Adding documents in languages other than English - Amazon Kendra

Adding documents in languages other than English

You can index documents in multiple languages. If you don't specify a language, Amazon Kendra indexes documents in English by default. You include the language code for a document in the document metadata as a field. See Field mappings and Custom attributes for more information on the _language_code field for a document.

You can specify the language code for all your documents in your data source when you call CreateDataSource. If a document doesn't have a language code specified in a metadata field, the document is indexed using the language code specified for all documents at the data source level. In the console, you can index documents in a supported language only at the data source level. Go to Data sources, then the Specify data source details page, and choose a language from the dropdown Language.

You can also search or query documents in a supported language. For more information, see Searching in languages.

The following languages and their codes are supported (English or en is supported by default if you don't specify a language). This table includes languages that Amazon Kendra supports with full semantic search, as well as languages that only support simple keyword matching. Languages that support full semantic search are marked with an asterisk and are in bold text in the following table. English (default language) is also supported with full semantic search.

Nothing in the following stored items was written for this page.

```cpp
#ifdef ETD_PMLP_STAMP
extern "C" int etd_debug_pmlp_stamps(unsigned long long* out) {
  HIP_TRY(hipDeviceSynchronize());
  HIP_TRY(hipMemcpyFromSymbol(out, HIP_SYMBOL(g_pmlp_stamp), sizeof(unsigned long long) * 64 * 4 * 8));
  return ETD_OK;
}
#endif
int launch_dmlp_fused(const DMlpArgs& a, hipStream_t st) {
  if (a.M <= 0 || !a.X2 || !a.AO || a.ldao < 512 || (a.ldao % 8) || !a.hin || !a.hout || a.hin == a.hout || !a.Wm || !a.b_up || !a.b_cat ||
      (((uintptr_t)a.X2 | (uintptr_t)a.AO | (uintptr_t)a.Wm | (uintptr_t)a.hin | (uintptr_t)a.hout | (uintptr_t)a.nx1 | (uintptr_t)a.nx2) & 15) ||
      (a.nx1 && (!a.nx2 || !a.g1 || !a.b1 || !a.g2 || !a.b2)))
    ETD_FAIL(ETD_EINVAL, "dmlp_fused: bad arguments");
  ProfScope ps("k_dmlp_fused", st, 2.0 * a.M * 512.0 * (2048.0 * 2 + 512.0), (double)a.M * 512 * (2 + 2 + 4 + 4 + (a.nx1 ? 4 : 0)) + (double)DMLP_STREAM_ELEMS * 2);
  hipLaunchKernelGGL(k_dmlp_fused, dim3((a.M + 127) / 128), dim3(256), 0, st, a);
  HIP_TRY(hipGetLastError());
  return ETD_OK;
}

void pack_dmlp_weights(const uint16_t* Wup, const uint16_t* Wcat, uint16_t* dst) {
  auto perm = [](int r) { const int i = (r & 3) + 4 * (r >> 3), hh = (r >> 2) & 1; return 16 * (i >> 3) + 8 * hh + (i & 7); };
  const int KC = 2560;
  for (int k = 0; k < DMLP_NCHUNK; ++k)
    for (int fr = 0; fr < 64; ++fr)
      for (int l = 0; l < 64; ++l) {
        const int r = l & 31, h = l >> 5;
        uint16_t* d = dst + (((size_t)k * 64 + fr) * 64 + l) * 8;
        for (int j = 0; j < 8; ++j) d[j] = 0;
        if (k <= 64) {
          if (fr < 32) {
            if (k == 0) continue;
            const int ks = fr >> 4, t = fr & 15, feat = 32 * t + perm(r);
            for (int j = 0; j < 8; ++j) d[j] = Wcat[(size_t)feat * KC + 32 * (k - 1) + 16 * ks + 8 * h + j];
          } else {
            if (k == 64) continue;
            const int s = fr - 32;
            for (int j = 0; j < 8; ++j) d[j] = Wup[(size_t)(32 * k + r) * 512 + 16 * s + 8 * h + j];
          }
        } else {
          const int dc = k - 65, sl = fr >> 4, t = fr & 15, feat = 32 * t + perm(r), s = 4 * dc + sl;
          for (int j = 0; j < 8; ++j) d[j] = Wcat[(size_t)feat * KC + 2048 + 16 * s + 8 * h + j];
        }
      }
}
```

### etude_amd/csrc/dec_kernels.h

```cpp
#pragma once
#include "common.h"

#ifdef ETD_DEC_BF16
typedef bf16 d16; typedef bf16x8 d16x8; typedef bf16x4 d16x4; typedef bf16x2 d16x2;
#define ETD_MFMA16_DEC "v_mfma_f32_32x32x16_bf16"
#define ETD_DEC_IS_F16 0
#ifdef __HIPCC__
__device__ __forceinline__ d16x4 pack4d(float a, float b, float c, float d) { return pack4(a, b, c, d); }
#endif
#else
typedef f16 d16; typedef f16x8 d16x8; typedef f16x4 d16x4; typedef f16x2 d16x2;
#define ETD_MFMA16_DEC "v_mfma_f32_32x32x16_f16"
#define ETD_DEC_IS_F16 1
#ifdef __HIPCC__
__device__ __forceinline__ d16x4 pack4d(float a, float b, float c, float d) { return pack4h(a, b, c, d); }
#endif
#endif

#define DS_MAX_ROWS 512
#define DS_STEP_MAX_ROWS 2048

struct DecRows {
  const int* slot;
  const int* pos;
// ... 59 lines not shown
  int pair;
  float* O;
  d16* Ob; int ldob;
  float scale;
  double bytes_hint;
  const d16* dense_w;
  float* dense_out;
  float* dbg;
  unsigned long long* stamp;
  int stamp_par;
};
int launch_dattn(const DAttnArgs& a, bool kv_bf16, hipStream_t st);
struct DRowFin {
  int* cnt; int target;
  const float* P; int nslab;
  const float* bias; const float* hin; float* hout;
  const float* g1; const float* b1; const float* g2; const float* b2; float eps;
  d16* x1; d16* x2;
};
int launch_dstep_attn_down(const DAttnArgs& a, const DGemmArgs& down, const DRowFin* fin, hipStream_t st);

struct PAttnArgs {
  const d16* Q; int ldq;
  const d16* Kc; const d16* Vc;
  long long slot_stride; int max_ctx, n_heads;
  d16* O; int ldo;
  const int* seq_row0; const int* seq_len; const int* row_slot;
  int n_seq, max_len;
  float scale_log2e;
  double flops_hint;
};
int launch_pattn(const PAttnArgs& a, hipStream_t st);

struct PQkvArgs {
  const d16* X; int ldx;
  const d16* Wf;
  const float* bias;
  int M, N;
  DecRows rows;
  const float* rope_cos; const float* rope_sin;
  d16* Qb;
  d16* Kc; d16* Vc; long long slot_stride; int max_ctx, n_heads;
};
int launch_pqkv(const PQkvArgs& a, hipStream_t st);

int launch_ln_rows(const float* h, int M, int H, const float* g1, const float* b1, const float* g2, const float* b2, float eps,
                   d16* x1, d16* x2, hipStream_t st);
int launch_resid_ln_rows(const float* P, int k_splits, const float* bias, const float* add, const float* hin, float* hout, int M, int H,
                         const float* g1, const float* b1, const float* g2, const float* b2, float eps, d16* x1, d16* x2, hipStream_t st);
int launch_gather_rows(const float* src, const int* idx, int n, int H, float* out, hipStream_t st);

#define DMLP_NCHUNK 73
#define DMLP_STREAM_ELEMS (DMLP_NCHUNK * 32 * 1024)
struct DMlpArgs {
  const d16* X2;
  const d16* AO; int ldao;
  const float* hin; float* hout;
  const d16* Wm;
  const float* b_up;
  const float* b_cat;
  const float* g1; const float* b1; const float* g2; const float* b2; float eps;
  d16* nx1; d16* nx2;
  int M;
};
int launch_dmlp_fused(const DMlpArgs& a, hipStream_t st);
void pack_dmlp_weights(const uint16_t* Wup_bf16 , const uint16_t* Wcat_bf16 , uint16_t* dst );

struct DEmbedArgs {
  const int* ids; const int* cls; const int* attrs;
  const int* cur_tok; const int* tgt_attrs;
  int tgt_cls;
  DecRows rows; int M, H, n_bins;
  const int* slots; const int* len; const int* done;
  int* row_slot_out; int* row_pos_out; int* row_active_out; int* row_sp_out;
  const float* word; const float* cls_emb; const float* attr_tab;
  float* h;
};
int launch_dembed(const DEmbedArgs& a, hipStream_t st);

struct DArgmaxArgs {
  const float* logits; int ldl; int V; int M;
  DecRows rows;
  int* cur_tok; int* len; int* done; int* n_out; int* out_tok; int out_cap; const int* eos; const int* limit;
  int set_len_from_pos;
  const DSampleCfg* samp; const unsigned long long* rng_key;
};
int launch_dargmax(const DArgmaxArgs& a, hipStream_t st);
extern "C" int etd_debug_sample_rows(const float* logits_dev, int M, int V, int ld, float temperature, float top_p, unsigned long long seed,
                                     const unsigned long long* keys_dev, const unsigned* ctrs_dev, int* out_tok_dev, void* stream);
```

### include/etude_hip_debug.h

```cpp
#ifndef ETUDE_HIP_DEBUG_H
#define ETUDE_HIP_DEBUG_H
#include "etude_hip.h"

#ifdef __cplusplus
extern "C" {
#endif

int etd_debug_boundary_cost(int n_nodes, int iters, int big_args, void* stream, double* eager_us, double* graph_us);
int etd_debug_linear(int M, int N, int K, int iters, void* stream, double* us);
int etd_debug_kernel_loop(int which, int iters, void* stream);
int etd_debug_empty_launch(int gx, int gy, int gz, int* sink_dev, void* stream);

int etd_extractor_debug_vel_logits(etd_ext*, float* vel_logits_dev);
int etd_extractor_debug_tap(etd_ext*, int stage, void* dst_dev);

int etd_debug_assemble_prompt(const etd_sched_cfg* cfg, int n_hist, const int32_t* const* hx, const int32_t* hxn, const int32_t* const* hy,
                              const int32_t* hyn, const int32_t* hattrs4, const int32_t* x, int xn, const int32_t* y_attrs4,
                              int32_t* ids_out, int32_t* cls_out, int32_t* attrs4_out, int cap, int* T_out);
int etd_debug_assemble_scored(const etd_sched_cfg* cfg, int n_hist, const int32_t* const* hx, const int32_t* hxn, const int32_t* const* hy,
                              const int32_t* hyn, const int32_t* hattrs4, const int32_t* x, int xn, const int32_t* y, int yn, const int32_t* y_attrs4,
                              int32_t* ids_out, int32_t* cls_out, int32_t* attrs4_out, int32_t* labels_out, int cap, int* T_out);

int etd_debug_decoder_checksum(etd_dec*, unsigned long long* out, int cap, void* stream);
int etd_debug_decoder_kv_rowsums(etd_dec*, unsigned* out_host, long long cap, void* stream);
int etd_debug_decoder_trace_begin(etd_dec*, int cap_steps, void* stream);
int etd_debug_decoder_trace_slabs(etd_dec*, float* out_host, long long cap_floats, int n_active, void* stream);
int etd_debug_decoder_trace_lanes(etd_dec*, float* out_host, long long cap_floats, int n_active, void* stream);
int etd_debug_decoder_trace_q(etd_dec*, float* out_host, long long cap_floats, int n_active, void* stream);
int etd_debug_decoder_peek_kv(etd_dec*, int layer, int slot, int head, int n_pos, unsigned short* k_out, unsigned short* v_out, void* stream);
int etd_debug_decoder_trace_read(etd_dec*, unsigned* out_host, long long cap_words, int n_active, int* steps_done, void* stream);

int etd_debug_decoder_force_pair(etd_dec*, int mode);
int etd_debug_decoder_step_logits(etd_dec*, int on, float* out_host, int n_active, void* stream);
int etd_debug_decoder_bar_logits(etd_dec*, float* out_host, int n, void* stream);
typedef struct etd_debug_dec_taps {
  int struct_bytes;
  unsigned layer_mask;
  int rows, hidden, intermediate, slab_cap;
  int slices;
  float* hin;
  void *ln1, *ln2;
  float* q;
  void* qb;
  void* xcat;
  float* slabs;
  float* hout;
  int32_t *step_slot, *step_pos;
  float* next_h; void *next_ln1, *next_ln2; int32_t* next_pos;
} etd_debug_dec_taps;
int etd_debug_decoder_stage_taps(etd_dec*, const etd_debug_dec_taps* taps, void* stream);
int etd_debug_decoder_peek_kv_many(etd_dec*, int layer, int n, const int32_t* slots, int n_pos, unsigned short* k_out, unsigned short* v_out, void* stream);

int etd_debug_sample_rows(const float* logits_dev, int M, int V, int ld, float temperature, float top_p, unsigned long long seed,
                          const unsigned long long* keys_dev, const unsigned* ctrs_dev, int* out_tok_dev, void* stream);

int etd_debug_gemm3(const float* x_dev, int M, int K, const float* w_host, const float* bias_host, int N, float x_bound, int gelu, float* y_dev,
                    const float* ln_g_host, const float* ln_b_host, void* stream);
enum { ETD_G3_KERNEL_AUTO = 0 , ETD_G3_KERNEL_TILE = 1 , ETD_G3_KERNEL_SMALL = 2  };
enum { ETD_G3_EPI_BIAS = 0, ETD_G3_EPI_GELU = 1, ETD_G3_EPI_RESID = 2, ETD_G3_EPI_LOGITS = 3, ETD_G3_EPI_QKV = 4, ETD_G3_EPI_RELU = 6 };
typedef struct etd_debug_g3_case {
  int struct_bytes;
  int kernel, epi;
  int M, N, K, ldx, ldy;
  const float* X; long long x_elems;
// ... 53 lines not shown
```

Baseline: 582.9.

## Make fused decoder MLP kernel persistent with weight-stream prefetch across row blocks

The fused decoder MLP kernel now launches at most one workgroup per CU. Each workgroup loops over row blocks with a grid stride. While finishing one block it prefetches the first weight chunk and the next block's activations, using a parity-swapped, gap-padded LDS ring so the epilogue staging does not clobber the in-flight slot. It also moves the bias and layer-norm parameter loads into LDS once, ahead of the loop. The aim is to avoid relaunching and re-priming the weight stream per 128-row block and to overlap the tail of one block with the start of the next. The cost is more LDS use, more complex indexing, and possible load imbalance when the block count is not a multiple of the CU count.

```diff
diff --git a/etude_amd/_lib.py b/etude_amd/_lib.py
--- a/etude_amd/_lib.py
+++ b/etude_amd/_lib.py
@@ -156,6 +156,7 @@
     "etd_debug_g3_pack": (C.c_int, [C.c_void_p, C.c_int, C.c_int, C.c_void_p, C.c_longlong, C.POINTER(C.c_longlong), C.POINTER(C.c_int32)]),
     "etd_debug_attn3": (C.c_int, [C.c_void_p, C.c_void_p, C.c_void_p, C.c_void_p, C.c_int, C.c_int, C.c_int, C.c_int, C.c_float, C.c_float, C.c_float, C.c_int, C.c_void_p, C.c_void_p]),
     "etd_debug_empty_launch": (C.c_int, [C.c_int, C.c_int, C.c_int, C.c_void_p, C.c_void_p]),
+    "etd_debug_dmlp_walk": (C.c_int, [C.c_int, C.c_int, c_int_p, c_int_p, c_int_p, C.c_void_p, C.c_void_p, C.c_void_p, C.c_int]),
     "etd_frontend_create": (C.c_int, [C.c_int, C.c_int, C.c_int, C.c_int, C.c_int, C.c_int, C.c_void_p, C.c_int, C.c_int,
                                       C.c_void_p, C.c_int, C.c_void_p, C.c_void_p, C.c_void_p, C.c_float, C.POINTER(C.c_void_p)]),
     "etd_frontend_destroy": (None, [C.c_void_p]),
diff --git a/etude_amd/csrc/dec_fused.hip b/etude_amd/csrc/dec_fused.hip
--- a/etude_amd/csrc/dec_fused.hip
+++ b/etude_amd/csrc/dec_fused.hip
@@ -5,6 +5,8 @@
 #include <cstdlib>
 #include <utility>
 #define PM_SLOT_ELEMS (32 * 1024)
+#define PM_GAP_ELEMS (2 * 1024)
+#define PM_SLOT_PITCH (PM_SLOT_ELEMS + PM_GAP_ELEMS)
 
 typedef const __attribute__((address_space(1))) void* pm_gptr_t;
 typedef __attribute__((address_space(3))) void* pm_lptr_t;
@@ -216,53 +218,68 @@
 }
 
 #ifdef ETD_PMLP_STAMP
-__device__ unsigned long long g_pmlp_stamp[64 * 4 * 8];
+__device__ unsigned long long g_pmlp_stamp[2 * 64 * 4 * 8];
 #define PMS(i) do { const unsigned long long t_ = __builtin_amdgcn_s_memtime(); ps_acc[i] += t_ - ps_t; ps_t = t_; } while (0)
 #else
 #define PMS(i) do { } while (0)
 #endif
 __global__ __launch_bounds__(256) __attribute__((amdgpu_waves_per_eu(1, 1))) void k_dmlp_fused(DMlpArgs a) {
-  __shared__ __attribute__((aligned(16))) unsigned char smem[2 * PM_SLOT_ELEMS * 2 + 2048 * 4];
+  __shared__ __attribute__((aligned(16))) unsigned char smem[(PM_SLOT_PITCH + PM_SLOT_ELEMS) * 2 + 2048 * 4 + 2560 * 4];
   d16* ring = reinterpret_cast<d16*>(smem);
-  float* sbu = reinterpret_cast<float*>(smem + 2 * PM_SLOT_ELEMS * 2);
-  const int tid = threadIdx.x, lane = tid & 63, wave = __builtin_amdgcn_readfirstlane(tid >> 6), r = lane & 31, h = lane >> 5;
-  const int m = blockIdx.x * 128 + wave * 32 + r;
-  const int mc = m < a.M ? m : a.M - 1;
-  const unsigned ring_lds = (unsigned)reinterpret_cast<uintptr_t>(ring) + lane * 16;
-#ifdef ETD_PMLP_STAMP
-  const unsigned long long ps_t0 = __builtin_amdgcn_s_memtime();
-#endif
-  const unsigned sbu_lds = (unsigned)reinterpret_cast<uintptr_t>(sbu) + h * 16;
-
-  auto issue = [&](int k) {
-    const d16* src = a.Wm + (long long)k * PM_SLOT_ELEMS + wave * (16 * 512) + lane * 8;
-    d16* dst = ring + (k & 1) * PM_SLOT_ELEMS + wave * (16 * 512);
-#pragma unroll
-    for (int i = 0; i < 16; ++i)
-      __builtin_amdgcn_global_load_lds((pm_gptr_t)(src + i * 512), (pm_lptr_t)(dst + i * 512), 16, 0, 0);
-  };
+  float* sbu = reinterpret_cast<float*>(smem + (PM_SLOT_PITCH + PM_SLOT_ELEMS) * 2);
+  float* spar = sbu + 2048;
+  const int tid = threadIdx.x, wave = __builtin_amdgcn_readfirstlane(tid >> 6);
+  const int nblk = dmlp_blocks(a.M);
+
+  int par = 0;
+#define PM_SLOT_LDS(k) (ring_lds + (unsigned)((((k) & 1) ^ par) * (PM_SLOT_PITCH * 2)))
 #define PM_TOP(k)                                                                                                     \
   do {                                                                                                                \
     asm volatile("s_waitcnt vmcnt(0) lgkmcnt(0)" ::: "memory");      \
     __syncthreads();                                     \
   } while (0)
-  auto next_of = [&](int k) {
-    return PmNext{a.Wm + (long long)(k + 1) * PM_SLOT_ELEMS + wave * (16 * 512) + lane * 8, ring + ((k + 1) & 1) * PM_SLOT_ELEMS + wave * (16 * 512), k + 1 < DMLP_NCHUNK};
+
+  int b = blockIdx.x;
+#ifdef ETD_PMLP_STAMP
+  unsigned long long ps_t0 = __builtin_amdgcn_s_memtime();
+#endif
+  {
+    const d16* src = a.Wm + wave * (16 * 512) + (tid & 63) * 8;
+    d16* dst = ring + wave * (16 * 512);
+#pragma unroll
+    for (int i = 0; i < 16; ++i)
+      __builtin_amdgcn_global_load_lds((pm_gptr_t)(src + i * 512), (pm_lptr_t)(dst + i * 512), 16, 0, 0);
+  }
+  d16x8 xf[32];
+#define PM_X4(S) PM_LOADX(xf[S], xp, S); PM_LOADX(xf[(S) + 1], xp, (S) + 1); PM_LOADX(xf[(S) + 2], xp, (S) + 2); PM_LOADX(xf[(S) + 3], xp, (S) + 3)
+  {
+    const int m = b * DMLP_BLOCK_ROWS + wave * 32 + (tid & 31);
+    const d16* xp = a.X2 + (long long)(m < a.M ? m : a.M - 1) * 512 + 8 * ((tid >> 5) & 1);
+    PM_X4(0); PM_X4(4); PM_X4(8); PM_X4(12); PM_X4(16); PM_X4(20); PM_X4(24); PM_X4(28);
+  }
+  for (int i = tid; i < 2048; i += 256) sbu[i] = a.b_up[i];
+  for (int i = tid; i < 512; i += 256) {
+    spar[i] = a.b_cat[i];
+    if (a.nx1) { spar[512 + i] = a.g1[i]; spar[1024 + i] = a.b1[i]; spar[1536 + i] = a.g2[i]; spar[2048 + i] = a.b2[i]; }
+  }
+
+  for (;;) {
+  int lane = tid & 63;
+  asm volatile("" : "+v"(lane));
+  const int r = lane & 31, h = lane >> 5;
+  const unsigned ring_lds = (unsigned)reinterpret_cast<uintptr_t>(ring) + lane * 16;
+  const unsigned sbu_lds = (unsigned)reinterpret_cast<uintptr_t>(sbu) + h * 16;
+  auto next_of = [&](int k, bool more) {
+    const int kn = k + 1 < DMLP_NCHUNK ? k + 1 : 0;
+    return PmNext{a.Wm + (long long)kn * PM_SLOT_ELEMS + wave * (16 * 512) + lane * 8, ring + (((k + 1) & 1) ^ par) * PM_SLOT_PITCH + wave * (16 * 512), k + 1 < DMLP_NCHUNK || more};
   };
-
-  issue(0);
-  d16x8 xf[32];
-  {
-    const d16* xp = a.X2 + (long long)mc * 512 + 8 * h;
-#define PM_X4(S) PM_LOADX(xf[S], xp, S); PM_LOADX(xf[(S) + 1], xp, (S) + 1); PM_LOADX(xf[(S) + 2], xp, (S) + 2); PM_LOADX(xf[(S) + 3], xp, (S) + 3)
-    PM_X4(0); PM_X4(4); PM_X4(8); PM_X4(12); PM_X4(16); PM_X4(20); PM_X4(24); PM_X4(28);
-#undef PM_X4
-    asm volatile("s_waitcnt vmcnt(0)" ::: "memory");
-  }
-#ifdef ETD_PMLP_STAMP
+  const int mc = [&] { const int m = b * DMLP_BLOCK_ROWS + wave * 32 + r; return m < a.M ? m : a.M - 1; }();
+  const int bn = dmlp_next_block(b, (int)gridDim.x);
+  const bool more = bn < nblk;
+#ifdef ETD_PMLP_STAMP
+  asm volatile("s_waitcnt vmcnt(0)" ::: "memory");
   const unsigned long long ps_tx = __builtin_amdgcn_s_memtime();
 #endif
-  for (int i = tid; i < 2048; i += 256) sbu[i] = a.b_up[i];
 
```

Language name Language code
Arabic ar
Armenian hy
Basque eu
Bengali bn
Bulgarian bg
Catalan ca
Chinese – simplified and traditional* zh
Czech cs
Danish da
Dutch nl
Finnish fi
French – includes French (Canada)* fr
Galician gl
German* de
Greek el
Hindi hi
Hungarian hu
Indonesian id
Irish ga
Italian it
Japanese* ja
Korean* ko
Latvian lv
Lithuanian lt
Norwegian no
Persian fa
Portuguese pt
Portuguese (Brazil)* pt-BR
Romanian ro
Russian ru
Sorani ckb
Spanish – includes Spanish (Mexico)* es
Swedish sv
Turkish tr

*Semantic search is supported for the language.

For languages that support semantic search, the following features are supported.

  • Document relevance beyond simple keyword matching.

  • FAQs beyond simple keyword matching.

  • Extracting answers from documents based on Amazon Kendra's reading comprehension.

  • Confidence buckets (very high, high, medium, and low) of the search results.

For languages that don't support semantic search, simple keyword matching is supported for document relevance and FAQs.

Synonyms (including custom synonyms), incremental learning and feedback, and query suggestions are only supported for English (default language).